Ну ничего-ничего, готовьте их к выписке к понедельнику, у нас и без них аншлаг, распорядился профессор. Куда только катится эта страна?
Медсестра ушла, а Йолкин, довольный вкусным обедом, продолжал напевать:
А-а-а, крокодилы, бегемоты,
А-а-а, обезьяны, кашалоты,
А-а-а, и зеленый попугай!..
III. Институт радиотехники
Мельхиоров
Незаметно протекло время, дорогой Леонид Ильич давно канул в лету вместе с беззаботной эпохой застоя. К власти пробрался энергичный Михаил Сергеевич, затеявший перестройку, народу пока не понятную. С экранов телевизора на головы граждан посыпались слова-лозунги: интенсификация, гласность и ускорение. Наступил 1986 год, взорвался реактор на Чернобыльской АЭС. Резко упали цены на нефть. Жители великой страны пока не замечали особенных перемен в жизни, разве что спиртное подорожало и за ним выстроились длиннющие очереди. Москвичи пребывали в суете и какой-то всегдашней гипнотической спячке. Никто ни на что не обращал внимания, да партийное руководство не делилось информацией. А тем временем происходили невидимые глазу тектонические сдвиги. До «крупнейшей геополитической катастрофы столетия» оставалось чуть-чуть.
И конечно, ни один человек в столице не мог догадываться, что какой-то малоизвестный захудалый научный Институт радиотехники незаметно вкладывает свою толику в происходящий тайный развал страны. Нет, этот институт и его руководитель Вилен Мельхиоров не участвовали в высокой политике, не готовили судьбоносных решений и не вели переговоров с республиками. Речь шла всего лишь о физических экспериментах в мало изученной, совершенно туманной даже для специалистов, области физики. В основе всего, как это часто бывало в те годы лежало тривиальнейшее разгильдяйство. Никто не думал о безопасности людей, никто не просчитывал рисков, никто не знал, как повлияет излучение самой мощной в мире лазерной установки на сотрудников, да и просто на случайных людей, оказавшихся в зоне поражения. Как и в случае с Чернобыльской аварией, широкая публика не владела информацией
Случайно или нет, в это еще предстояло разобраться компетентным органам, летом 1986 года на работу к Вилену Мельхиорову устроились два уже знакомых нам человека: Лидочка Апрелькина и Игорек Стасин. Они представляли собой нетипичную пару. Никто из сотрудников не понимал, познакомилась ли они в институте или знали друг друга раньше. Во всяком случае, эти двое были неразлучны. Они раздражали коллег своим поведением: уединялись подолгу в длинных коридорах института, шептались напряженными голосами, иногда целовались, прятались с видом заговорщиков. Их выходки пока терпели, но терпению этому мог наступить предел.

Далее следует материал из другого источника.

template <int MI, int PRO, bool SPLIT, int EF, int NS>
__global__ __launch_bounds__(256, (coop_occupancy<MI, NS, PRO == SEP_PRO_GLN_BWD>()))
void pw_gemm_coop_kernel(const sep_gemm_desc d) {
    constexpr bool P_PRELU = PRO == SEP_PRO_PRELU || PRO == SEP_PRO_GLN_PRELU;
    constexpr bool P_GLN = PRO == SEP_PRO_GLN || PRO == SEP_PRO_GLN_PRELU;
    constexpr bool P_BWD = PRO == SEP_PRO_GLN_BWD;
    constexpr int RW = 32 * MI;
    constexpr int BMc = 4 * RW;
    __shared__ CoopSmem<MI, NS, P_BWD> sm;
    using CoSmem = CoopSmem<MI, NS, P_BWD>;
    static_assert(sizeof(CoSmem) - offsetof(CoSmem, Bs) >= 4 * EPI_WAVE_FLOATS * sizeof(float), "epilogue transpose buffer");
    const int tid = threadIdx.x, lane = tid & 63;
    const int wid = __builtin_amdgcn_readfirstlane(tid >> 6);
    const int lk = lane >> 5, l31 = lane & 31;

    const int NR = d.M / BMc;
    const int ntile_t = d.ldt / CBN;
    const int NC = d.B * ntile_t;
    const int bid = blockIdx.x;
    const int xcd = bid & 7, jj = bid >> 3;
    const int rt = jj % NR;
    const int ct = (jj / NR) * 8 + xcd;
    if (ct >= NC) return;
    const int b = ct / ntile_t;
    const int t0 = (ct % ntile_t) * CBN;
    const int m0 = rt * BMc;
    const int nk = d.K / DK;
    const bool dead_tile = !P_BWD && t0 >= d.T;

    float alpha_p = 0.f, mu = 0.f, rstd = 1.f, mg = 0.f, mgx = 0.f;
    if (P_PRELU || P_BWD) alpha_p = d.pro_alpha[0];
    if (P_GLN || P_BWD) {
        gln_mu_rstd(d.pro_stats + (size_t)b * SEP_STATS_SLOTS * 2, d.count, d.eps, mu, rstd);
        for (int k = tid; k < d.K; k += 256) {
            if (P_BWD) sm.sc[k] = d.pro_gamma[k];
            else {
                const float scv = d.pro_gamma[k] * rstd;
                sm.sc[k] = scv;
                sm.sh[k] = d.pro_beta[k] - mu * scv;
            }
        }
    }
    if (P_BWD) {
        if (d.pro_bacc) gln_bwd_means(d.pro_bacc + (size_t)b * SEP_STATS_SLOTS * 2, d.pro_stats + (size_t)b * SEP_STATS_SLOTS * 2, d.count, d.eps, mg, mgx);
        else { mg = d.pro_bsum[2 * b]; mgx = d.pro_bsum[2 * b + 1]; }
    }
    float dalpha_pro = 0.f;
    asm volatile("" :: "v"(alpha_p), "v"(mu), "v"(rstd), "v"(mg), "v"(mgx));

    const int Ks1 = SPLIT ? d.k_split : d.K;
    const int split_chunk = SPLIT ? d.k_split / DK : -1;
    const size_t stepX = (size_t)DK * d.ldt;
    const unsigned offX = 4u * (unsigned)((lane >> 4) * d.ldt + 4 * (lane & 15));
    const float* baseX = d.X + ((size_t)b * Ks1 + 4 * wid) * d.ldt + t0;
    const float* baseC = P_BWD ? d.pro_aux + ((size_t)b * Ks1 + 4 * wid) * d.ldt + t0 : nullptr;
    int xi = 0, xst = 0;
    auto issue_x = [&]() {
        if (SPLIT && xi == split_chunk) baseX = d.X2 + ((size_t)b * (d.K - d.k_split) + 4 * wid) * d.ldt + t0;
        glds16_asm_once(baseX, offX, lds_addr(&sm.Bs[xst][wid * RBI]));
        if (P_BWD) glds16_asm_once(baseC, offX, lds_addr(&sm.Cs[P_BWD ? xst : 0][wid * RBI]));
        baseX += stepX;
        if (P_BWD) baseC += stepX;
        ++xi;
        xst = xst + 1 == NS ? 0 : xst + 1;
    };
    const char* Apk = reinterpret_cast<const char*>(d.A_pk) + (size_t)((m0 + wid * RW) >> 5) * nk * 2048;
    const unsigned a_lane = 16u * (unsigned)lane;

    f32x16 acc[MI][2];
#pragma unroll
    for (int mi = 0; mi < MI; ++mi)
#pragma unroll
        for (int ni = 0; ni < 2; ++ni)
#pragma unroll
            for (int r = 0; r < 16; ++r) acc[mi][ni][r] = 0.f;

    const int fsw = (l31 >> 2) & 3;
    const int c_hi = l31 * 16 + 4 * ((2 * lk) ^ fsw);
    const int c_lo = l31 * 16 + 4 * ((2 * lk + 1) ^ fsw);
    int bcur[2] = {0, 0};

    const int kq = lane & 3;
    const int col_s = 16 * wid + (lane >> 2);
    const int s_raw = kq * RBI + col_s;
    const int s_fsw = (col_s >> 2) & 3;
    const int s_hi = col_s * 16 + 4 * ((2 * (kq >> 1)) ^ s_fsw) + 2 * (kq & 1);
    const int s_lo = col_s * 16 + 4 * ((2 * (kq >> 1) + 1) ^ s_fsw) + 2 * (kq & 1);
    const bool s_live = t0 + col_s < d.T;
    const unsigned st_lane_off = 4u * (unsigned)(4 * kq * d.ldt + col_s);
    constexpr int UNSET = 10000;
    int bexp = UNSET;
    const bool fast_prelu = alpha_p >= 0.f && alpha_p <= 1.f;

    float raw[4], aux[4], v[4];
    float4 sc4 = make_float4(0.f, 0.f, 0.f, 0.f), sh4 = sc4;
    auto read_raw = [&](const int stage, const int kn) {
        const float* Bb = sm.Bs[stage];
#pragma unroll
        for (int j = 0; j < 4; ++j) raw[j] = Bb[s_raw + j * 64];
        if (P_BWD) {
            const float* Cb = sm.Cs[P_BWD ? stage : 0];
#pragma unroll
            for (int j = 0; j < 4; ++j) aux[j] = Cb[s_raw + j * 64];
        }
        if (P_GLN || P_BWD) sc4 = ld4(&sm.sc[kn * DK + 4 * kq]);
        if (P_GLN) sh4 = ld4(&sm.sh[kn * DK + 4 * kq]);
    };
    auto pro_vals = [&](const int kn) {
        const float scv[4] = {sc4.x, sc4.y, sc4.z, sc4.w};
        const float shv[4] = {sh4.x, sh4.y, sh4.z, sh4.w};
#pragma unroll
        for (int j = 0; j < 4; ++j) {
            float x = raw[j];
            if (P_BWD) {
                const float a = aux[j];
                const float u = prelu_f(a, alpha_p);
                const float xh = (u - mu) * rstd;
                const float du = rstd * (scv[j] * x - mg - xh * mgx);
                const float da = s_live ? du * prelu_grad(a, alpha_p) : 0.f;
                if (rt == 0) {
                    if (s_live && a <= 0.f) dalpha_pro += du * a;
                    float* srow = d.pro_store + ((size_t)b * d.K + kn * DK + j) * d.ldt + t0;
                    *reinterpret_cast<float*>(reinterpret_cast<char*>(srow) + (size_t)st_lane_off) = da;
                }
                x = da;
            } else {
                if (P_PRELU) x = fast_prelu ? co_vmax(x, alpha_p * x) : prelu_f(x, alpha_p);
                if (P_GLN) x = fmaf(x, scv[j], shv[j]);
            }
            v[j] = x;
        }
    };
    auto scale_vals = [&]() {
        float m = fmaxf(fmaxf(fabsf(v[0]), fabsf(v[1])), fmaxf(fabsf(v[2]), fabsf(v[3])));
        m = co_quad_max(m);
        const int e = __builtin_amdgcn_frexp_expf(m);
        const int e2 = __builtin_bit_cast(int, m) == 0 ? -3 * UNSET : e;
        bexp = e2 + bexp > 14 ? 9 - e : bexp;
    };
    unsigned h01, l01, h23, l23;
    auto split_vals = [&]() {
#pragma unroll
        for (int j = 0; j < 4; ++j) v[j] = __builtin_ldexpf(v[j], bexp);
        co_split2_pair(v[0], v[1], h01, l01);
        co_split2_pair(v[2], v[3], h23, l23);
    };
    auto write_vals = [&](const int pb) {
        float* Bp = sm.Bp[pb];
        *reinterpret_cast<uint2*>(Bp + s_hi) = make_uint2(h01, h23);
        *reinterpret_cast<uint2*>(Bp + s_lo) = make_uint2(l01, l23);
        sm.be[pb][col_s] = bexp;
    };

    u32x4_t pa[2][MI][2], pbv[2][2];
    int en[2];
    auto load_a = [&](auto setc, const int chunk) {
        constexpr int q = decltype(setc)::value;
#pragma unroll
        for (int mi = 0; mi < MI; ++mi) {
            const char* src = Apk + ((size_t)mi * nk + chunk) * 2048;
            pa[q][mi][0] = *reinterpret_cast<const u32x4_t*>(src + a_lane);
            pa[q][mi][1] = *reinterpret_cast<const u32x4_t*>(src + 1024 + a_lane);
        }
    };
    auto read_b = [&](const int pb) {
        const float* Bp = sm.Bp[pb];
#pragma unroll
        for (int ni = 0; ni < 2; ++ni) {
            pbv[ni][0] = *reinterpret_cast<const u32x4_t*>(Bp + ni * 32 * 16 + c_hi);
            pbv[ni][1] = *reinterpret_cast<const u32x4_t*>(Bp + ni * 32 * 16 + c_lo);
            en[ni] = sm.be[pb][ni * 32 + l31];
        }
    };
    auto rescale = [&]() {
#pragma unroll
        for (int ni = 0; ni < 2; ++ni) {
            const int delta = en[ni] - bcur[ni];
            if (__builtin_amdgcn_ballot_w64(delta != 0) != 0) {
#pragma unroll
                for (int mi = 0; mi < MI; ++mi)
#pragma unroll
                    for (int r = 0; r < 16; ++r) acc[mi][ni][r] = __builtin_ldexpf(acc[mi][ni][r], delta);
            }
            bcur[ni] = en[ni];
        }
    };
    constexpr int NM = 6 * MI;
    auto M = [&](auto setc, auto ic) {
        constexpr int q = decltype(setc)::value, i = decltype(ic)::value;
        constexpr int part = i / (2 * MI), mi = (i % (2 * MI)) / 2, ni = i % 2;
        constexpr int asel = part == 1 ? 1 : 0, bsel = part == 0 ? 1 : 0;
        acc[mi][ni] = mfma_f16(pa[q][mi][asel], pbv[ni][bsel], acc[mi][ni]);
        __builtin_amdgcn_sched_barrier(0);
    };
#define CO_I(k) std::integral_constant<int, (k)>{}
#define CO_SB() __builtin_amdgcn_sched_barrier(0)
    constexpr int GX = P_BWD ? 2 : 1;
    constexpr int KEEP = P_BWD ? 0 : (NS - 2) * GX + 2 * MI;
    static_assert(KEEP < 64, "vmcnt field");
    auto step = [&](auto pc, const int s) {
        constexpr int P = decltype(pc)::value;
        const bool more = s + 1 < nk;
        read_b(s & 1);
        if (more) {
            read_raw((s + 1) % NS, s + 1);
            load_a(CO_I(P ^ 1), s + 1);
        }
        CO_SB();
        rescale();
        CO_SB();
        pco_unroll<NM / 3>([&](auto ic) { M(CO_I(P), ic); });
        if (more) pro_vals(s + 1);
        CO_SB();
        pco_unroll<NM / 6>([&](auto ic) { M(CO_I(P), CO_I(decltype(ic)::value + NM / 3)); });
        if (more) scale_vals();
        CO_SB();
        pco_unroll<NM / 6>([&](auto ic) { M(CO_I(P), CO_I(decltype(ic)::value + NM / 2)); });
        if (more) split_vals();
        CO_SB();
        pco_unroll<NM / 6>([&](auto ic) { M(CO_I(P), CO_I(decltype(ic)::value + 2 * NM / 3)); });
        if (more) write_vals((s + 1) & 1);
        CO_SB();
        pco_unroll<NM / 6>([&](auto ic) { M(CO_I(P), CO_I(decltype(ic)::value + 5 * NM / 6)); });
        if (more) {
            if (KEEP > 0 && s + NS < nk) wait_vm_lgkm0_barrier<KEEP>();
            else wait_vm_lgkm0_barrier<0>();
            if (xi < nk) issue_x();
        }
    };

    if (!dead_tile) {
        __syncthreads();
        issue_x();
#pragma unroll
        for (int g = 0; g < NS - 1; ++g)
            if (xi < nk) issue_x();
        load_a(CO_I(0), 0);
        wait_vm_lgkm0_barrier<0>();
        read_raw(0, 0);
        pro_vals(0);
        scale_vals();
        split_vals();
        write_vals(0);
        wait_vm_lgkm0_barrier<0>();
        if (xi < nk) issue_x();
        int s = 0;
        for (; s + 1 < nk; s += 2) {
            step(CO_I(0), s);
            step(CO_I(1), s + 1);
        }
        if (s < nk) step(CO_I(0), s);
#pragma unroll
        for (int mi = 0; mi < MI; ++mi)
#pragma unroll
            for (int ni = 0; ni < 2; ++ni)
#pragma unroll
                for (int r = 0; r < 16; ++r) acc[mi][ni][r] = __builtin_ldexpf(acc[mi][ni][r], -bcur[ni]);
    }
    __syncthreads();
    int etid = tid, eb = b, em0 = m0, et0 = t0;
    asm volatile("" : "+v"(etid), "+s"(eb), "+s"(em0), "+s"(et0));
    const int ewid = __builtin_amdgcn_readfirstlane(etid >> 6);
    const int elane = etid & 63;
    gemm_epilogue<EF, MI, true, 4, COOP_PIPE>(d, acc, eb, em0, et0, ewid, 0, elane >> 5, elane & 31, etid, &sm.Bs[0][0], sm.red, CBN);
    if (P_BWD && rt == 0) {
        const double sdal = block_sum_256<double>((double)dalpha_pro, sm.red);
        if (tid == 0) atomicAdd(d.pro_dalpha, sdal);
    }
}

Лидочка повзрослела, оправилась от нервных болезней и похорошела. На девушку оглядывались почти все мужчины института: худая, длинноногая, бледная. Ее выразительные синие глаза смотрели на окружающих свысока, с какой-то скрытой издевкой. Сейчас бы ее внешность назвали «модельной», но в те годы еще существовали более консервативные стандарты женской красоты, Лидочка опережала свое время. Обязанностей у нее, как у секретаря-машинистки, было мало: Мельхиоров вечно пропадал в зарубежных командировках. Польет цветы, напечатает пару научных текстов и гуляет по институту, заглядывает всюду, изучает. Замкнутая, настороженная, молчаливая, она вела себя как шпионка из кинофильма. Отказывалась от традиционных чаепитий, проявляла полное равнодушие к общественной жизни. Не брала в профкоме билетов в театр и на выставки.
Никто не мог объяснить необычной дружбы Апрелькиной с Аллой Васильевной, руководительницей канцелярии. Эта красивая и энергичная женщина пользовалась неограниченной властью в коллективе, и Мельхиоров, даже на публике, пресмыкался пред ней. По слухам, Алла Васильевна, хоть и была замужем за инженером из соседнего института, состояла в любовной связи с Мельхиоровым. Они даже отдыхали вместе где-то в Юрмале, и там их случайно застукала сотрудница бухгалтерии. Отсюда и пошли сплетни. Что нашла эта респектабельная и властолюбивая дама в Лидочке? Никто не знал. Но женщины были очень близки. Делились информацией, ходили вместе обедать и даже носили одинаковую одежду: импортные дорогие синие платья на пуговицах и белые босоножки на шпильках. Обе постриженные «под мальчика», строгие, неприступные, холодные, благоухающие французским парфюмом. Наверное, их можно было принять за мать и дочь разница в возрасте как раз соответствовала.